# Projector headlights with light strip and HIDS



## gt4fore (May 26, 2014)

Added projector headlights and HIDs to my CTD. Had to remove the front bumper - PITA. Other than adding the ballasts for the HIDs - the rest of the job was easy.

Here are a couple pics. In the first pic you can see the stock intake snorkel.

-gt4fore


----------



## Ger8mm (Mar 13, 2014)

Yea night pic.....Looking good though


----------



## XtremeRevolution (Jan 19, 2012)

Thread cleaned up.

Next guy who makes a stupid, dense, immature, offensive, or voluntarily ignorant comment in this thread gets a 1 week vacation. This is your only warning.

Headlights look good!

Sent from AutoGuide.com App


----------



## trevor_geiger (Nov 29, 2012)

Looks very nice!
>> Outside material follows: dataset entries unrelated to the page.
extern "C" int qx_default_config(int32_t task, QxConfig* c) {
  if (!c || (task != QX_TASK_HOVER && task != QX_TASK_YAW)) return fail(QX_EINVAL, "qx_default_config: bad arguments");
  memset(c, 0, sizeof(*c));
  c->task = task;
  c->mass = 0.1f;
  c->inertia[0] = 3e-5f; c->inertia[1] = 3e-5f; c->inertia[2] = 5e-5f;
  const float mx[4] = {0.028f, -0.028f, 0.028f, -0.028f}, my[4] = {-0.028f, 0.028f, 0.028f, -0.028f};
  const float ts[4] = {-1.f, -1.f, 1.f, 1.f};
  const float map[16] = {-1, -1, -1, 1, 1, 1, -1, 1, 1, -1, 1, 1, -1, 1, 1, 1};
  memcpy(c->motor_x, mx, sizeof(mx)); memcpy(c->motor_y, my, sizeof(my));
  memcpy(c->torque_sign, ts, sizeof(ts)); memcpy(c->motor_map, map, sizeof(map));
  c->total_thrust = 4.0f; c->thrust_coef = 3.16e-10f; c->torque_coef = 7.94e-12f; c->noise_ratio = 0.02f; c->tau = 0.01f;
  c->drag_coef_xyz = 1.5f; c->drag_area_xyz = 3.0e-4f; c->drag_coef_pqr = 1.0e-4f; c->air_density = 1.225f;
  const float kp[3] = {2.0e-2f, 2.0e-2f, 4.0e-2f}, ki[3] = {2.5e-7f, 2.5e-7f, 1.35e-4f}, kd[3] = {5.0e-5f, 5.0e-5f, 0.f};
  for (int a = 0; a < 3; ++a) { c->rate_kp[a] = kp[a]; c->rate_ki[a] = ki[a]; c->rate_kd[a] = kd[a]; c->rate_lim[a] = 1.0f; }
  c->pwm_idle = 0.05f; c->physics_hz = 240.f; c->control_hz = 120.f; c->gravity = 9.81f;
  c->state_stale = 1; c->gyro = 1; c->max_coord_vel = 100.f; c->floor_z = 0.01f;
  c->cam_tilt_up_deg = 25.f; c->cam_fov_deg = 90.f; c->cam_res = 128.f; c->cam_near = 0.1f; c->vis_margin_px = 0.5f;
  const float panel[12] = {4.98f, -1, 5, 4.98f, 1, 5, 4.98f, 1, 7, 4.98f, -1, 7};
  memcpy(c->panel, panel, sizeof(panel));
  for (int k = 0; k < 4; ++k) { c->panel_back[3 * k] = panel[3 * k] + 0.04f; c->panel_back[3 * k + 1] = panel[3 * k + 1]; c->panel_back[3 * k + 2] = panel[3 * k + 2]; }
  c->vision_mode = 0;
  c->aviary_steps_per_step = task == QX_TASK_HOVER ? 6 : 1;
  c->max_steps = 400; c->floor_grace_steps = 30; c->reset_idle_steps = task == QX_TASK_HOVER ? 10 : 0;
  c->agent_dt = 0.025f; c->flight_dome_size = 3.0f; c->floor_threshold = 0.1f;
  c->target_area = 0.013f; c->target_ratio = 1.53f;
  c->action_scale[0] = 30.f; c->action_scale[1] = 30.f; c->action_scale[2] = -30.f;
  c->spawn_yaw_noise = task == QX_TASK_YAW ? 3.14159265f : 0.f;
  if (task == QX_TASK_YAW) {
    c->cam_tilt_up_deg = -20.f;
    c->panel[0] = 2.f; c->panel[1] = 0.f; c->panel[2] = 1.f;
    c->agent_dt = 1.0f / 120.f;
  }
  c->render = 0; c->auto_reset = 1; c->noise = 1;
  c->flight_mode = 0; c->thrust_scale = 0.5f; c->thrust_bias = 0.5f;
  const float att[12] = {1, 1, 1, 0, 0, 0, 0, 0, 0, 2, 2, 2};
  const float vel[8] = {0.4f, 0.4f, 0.15f, 0.15f, 0.25f, 0.25f, 0.3f, 0.3f};
  const float pos[8] = {0.5f, 0.5f, 0, 0, 0, 0, 1, 1};
  const float zp[4] = {0.8f, 0, 0, 1.5f}, zv[4] = {1.5f, 0.3f, 0.05f, 1.0f};
  memcpy(c->att_pid, att, sizeof(att)); memcpy(c->vel_pid, vel, sizeof(vel)); memcpy(c->pos_pid, pos, sizeof(pos));
  memcpy(c->zpos_pid, zp, sizeof(zp)); memcpy(c->zvel_pid, zv, sizeof(zv));
  return QX_OK;
}

static int derive(const QxConfig& s, uint64_t seed, uint64_t env_id0, qx::DevConfig* d) {
  memset(d, 0, sizeof(*d));
  if (s.task != QX_TASK_HOVER && s.task != QX_TASK_YAW) return fail(QX_EINVAL, "qx_create: unknown task");
  if (!(s.physics_hz > 0) || !(s.control_hz > 0) || s.control_hz > s.physics_hz) return fail(QX_EINVAL, "qx_create: bad rates");
  if (s.flight_mode < -1 || s.flight_mode > 7) return fail(QX_EINVAL, "qx_create: flight_mode outside PyFlyt's -1..7");
  if (s.flight_mode != 0 && s.task != QX_TASK_HOVER) return fail(QX_EINVAL, "qx_create: flight modes other than 0 apply to the hover task");
  if (s.vision_mode != 0 && s.vision_mode != 1) return fail(QX_EINVAL, "qx_create: vision_mode is 0 (analytic) or 1 (raster)");
  const int per = (int)(s.physics_hz / s.control_hz);
  d->task = s.task;
  d->ctrl_every = per;
  d->n_sub_step = s.aviary_steps_per_step * per;
  d->n_sub_reset = s.reset_idle_steps * per;
  d->max_steps = s.max_steps; d->floor_grace = s.floor_grace_steps; d->render = s.render; d->auto_reset = s.auto_reset;
  d->noise = (s.noise && s.noise_ratio != 0.f) ? 1 : 0;
  d->state_stale = s.state_stale; d->gyro = s.gyro;
  d->obs_dim = s.task == QX_TASK_HOVER ? QX_OBS_DIM_HOVER : QX_OBS_DIM_YAW;
  d->act_dim = s.task == QX_TASK_HOVER ? QX_ACT_DIM_HOVER : QX_ACT_DIM_YAW;
  const double h = 1.0 / s.physics_hz, T = 1.0 / s.control_hz;
  d->h = (float)h; d->lag_alpha = (float)(h / s.tau); d->one_m_alpha = (float)(1.0 - h / s.tau); d->noise_ratio = s.noise_ratio;
  d->noise_k = (float)(-2.0 * M_LN2 * (double)s.noise_ratio * (double)s.noise_ratio);
  d->thrust_k = (float)(s.total_thrust / 4.0); d->pwm_idle = s.pwm_idle;
  const double max_rpm2 = s.total_thrust / (4.0 * s.thrust_coef);
  for (int m = 0; m < 4; ++m) {
    d->torque_k[m] = (float)(s.torque_sign[m] * s.torque_coef * max_rpm2);
    d->mx[m] = s.motor_x[m]; d->my[m] = s.motor_y[m];
  }
  memcpy(d->map, s.motor_map, sizeof(d->map));
  d->drag_c = (float)(0.5 * s.air_density * s.drag_coef_xyz * s.drag_area_xyz); d->drag_pqr = s.drag_coef_pqr;
  for (int a = 0; a < 3; ++a) {
    d->kp[a] = s.rate_kp[a]; d->kiT[a] = (float)(s.rate_ki[a] * T); d->kd_T[a] = (float)(s.rate_kd[a] / T); d->lim[a] = s.rate_lim[a];
    d->I[a] = s.inertia[a]; d->invI[a] = (float)(1.0 / s.inertia[a]);
    d->cam_off[a] = s.cam_offset[a]; d->act_scale[a] = s.action_scale[a];
    d->start_pos[a] = s.start_pos[a]; d->start_rpy[a] = s.start_rpy[a];
  }
  d->inv_mass = (float)(1.0 / s.mass); d->g = s.gravity; d->vmax = s.max_coord_vel; d->floor_z = s.floor_z;
  for (int a = 0; a < 3; ++a) {
    d->hI[a] = (float)(h / s.inertia[a]);
    d->gk[a] = s.gyro ? (float)(-(h / s.inertia[a]) * ((double)s.inertia[(a + 2) % 3] - (double)s.inertia[(a + 1) % 3])) : 0.f;
  }
  d->hm = (float)(h / s.mass); d->hg = (float)(h * s.gravity); d->hh = (float)(0.5 * h); d->hh2 = (float)(0.25 * h * h);
  d->kq1 = (float)(-0.5 * h / 6.0); d->kq2 = (float)(0.5 * h / 120.0);
  d->ndrag_c = -(float)(0.5 * s.air_density * s.drag_coef_xyz * s.drag_area_xyz); d->ndrag_pqr = -s.drag_coef_pqr;
  const double tilt = s.cam_tilt_up_deg * M_PI / 180.0;
  d->cam_sd = (float)sin(tilt); d->cam_cd = (float)cos(tilt);
  d->inv_tan = (float)(1.0 / tan(0.5 * s.cam_fov_deg * M_PI / 180.0));
// ... 115 lines not shown
  return QX_OK;
}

Good job!


----------



## Viridian (May 6, 2014)

Love it!! Kinda similar to mine, where'd you get them?









HIDs unite!!


----------



## gt4fore (May 26, 2014)

@ Viridian - I picked them up on Ebay. They throw off a nice light pattern with a good horizontal cutoff to prevent blinding other drivers. The stock headlights don't throw off a good pattern. FWIW - I think yours are better looking - how's the pattern?


----------



## gt4fore (May 26, 2014)

Here's a pic with the parking lights on:


----------



## Viridian (May 6, 2014)

gt4fore said:


> @ Viridian - I picked them up on Ebay. They throw off a nice light pattern with a good horizontal cutoff to prevent blinding other drivers. The stock headlights don't throw of a good pattern. FWIW - I think yours are better looking - how the pattern?


Gotta love eBay!! My lights make a sharp angular light pattern on the ground (similar in shape to the headlamp itself). Idk about blinding others but nobody's ever flashed me so I assume nobody's being sufficiently blinded haha


----------



## alyupe11 (Jun 9, 2013)

Looks amazing..


----------



## cruzinred92 (Dec 4, 2013)

I like those alot one of the best aftermarket headlights I have seen imo

Sent from AutoGuide.com Free App


----------



## NCHEVYHEVN (Aug 5, 2012)

Do you have a link for the headlights? I'm looking for the same ones.


----------



## 99_XC600 (Feb 24, 2013)

Looks awesome. Great Job


----------



## Chevyderek72 (May 16, 2011)

Man those look good! 

Sent from AutoGuide.com App


----------



## Su8pack1 (Apr 17, 2014)

Nice. :th_dblthumb2:


----------



## diesel (Jun 8, 2013)

I really like those!


----------



## JCarlson (Jun 11, 2013)

They look awesome! I have been looking into some aftermarket headlights and those may be the winners if I can save up the money for them.


----------



## cruze-zeeke (Nov 1, 2013)

I found the link for it on Ebay. I would definitely be getting it in the future.

Looks very nice.


----------



## MilTownSHO (Oct 9, 2013)

They look good almost like they could be stock, which is the look I like.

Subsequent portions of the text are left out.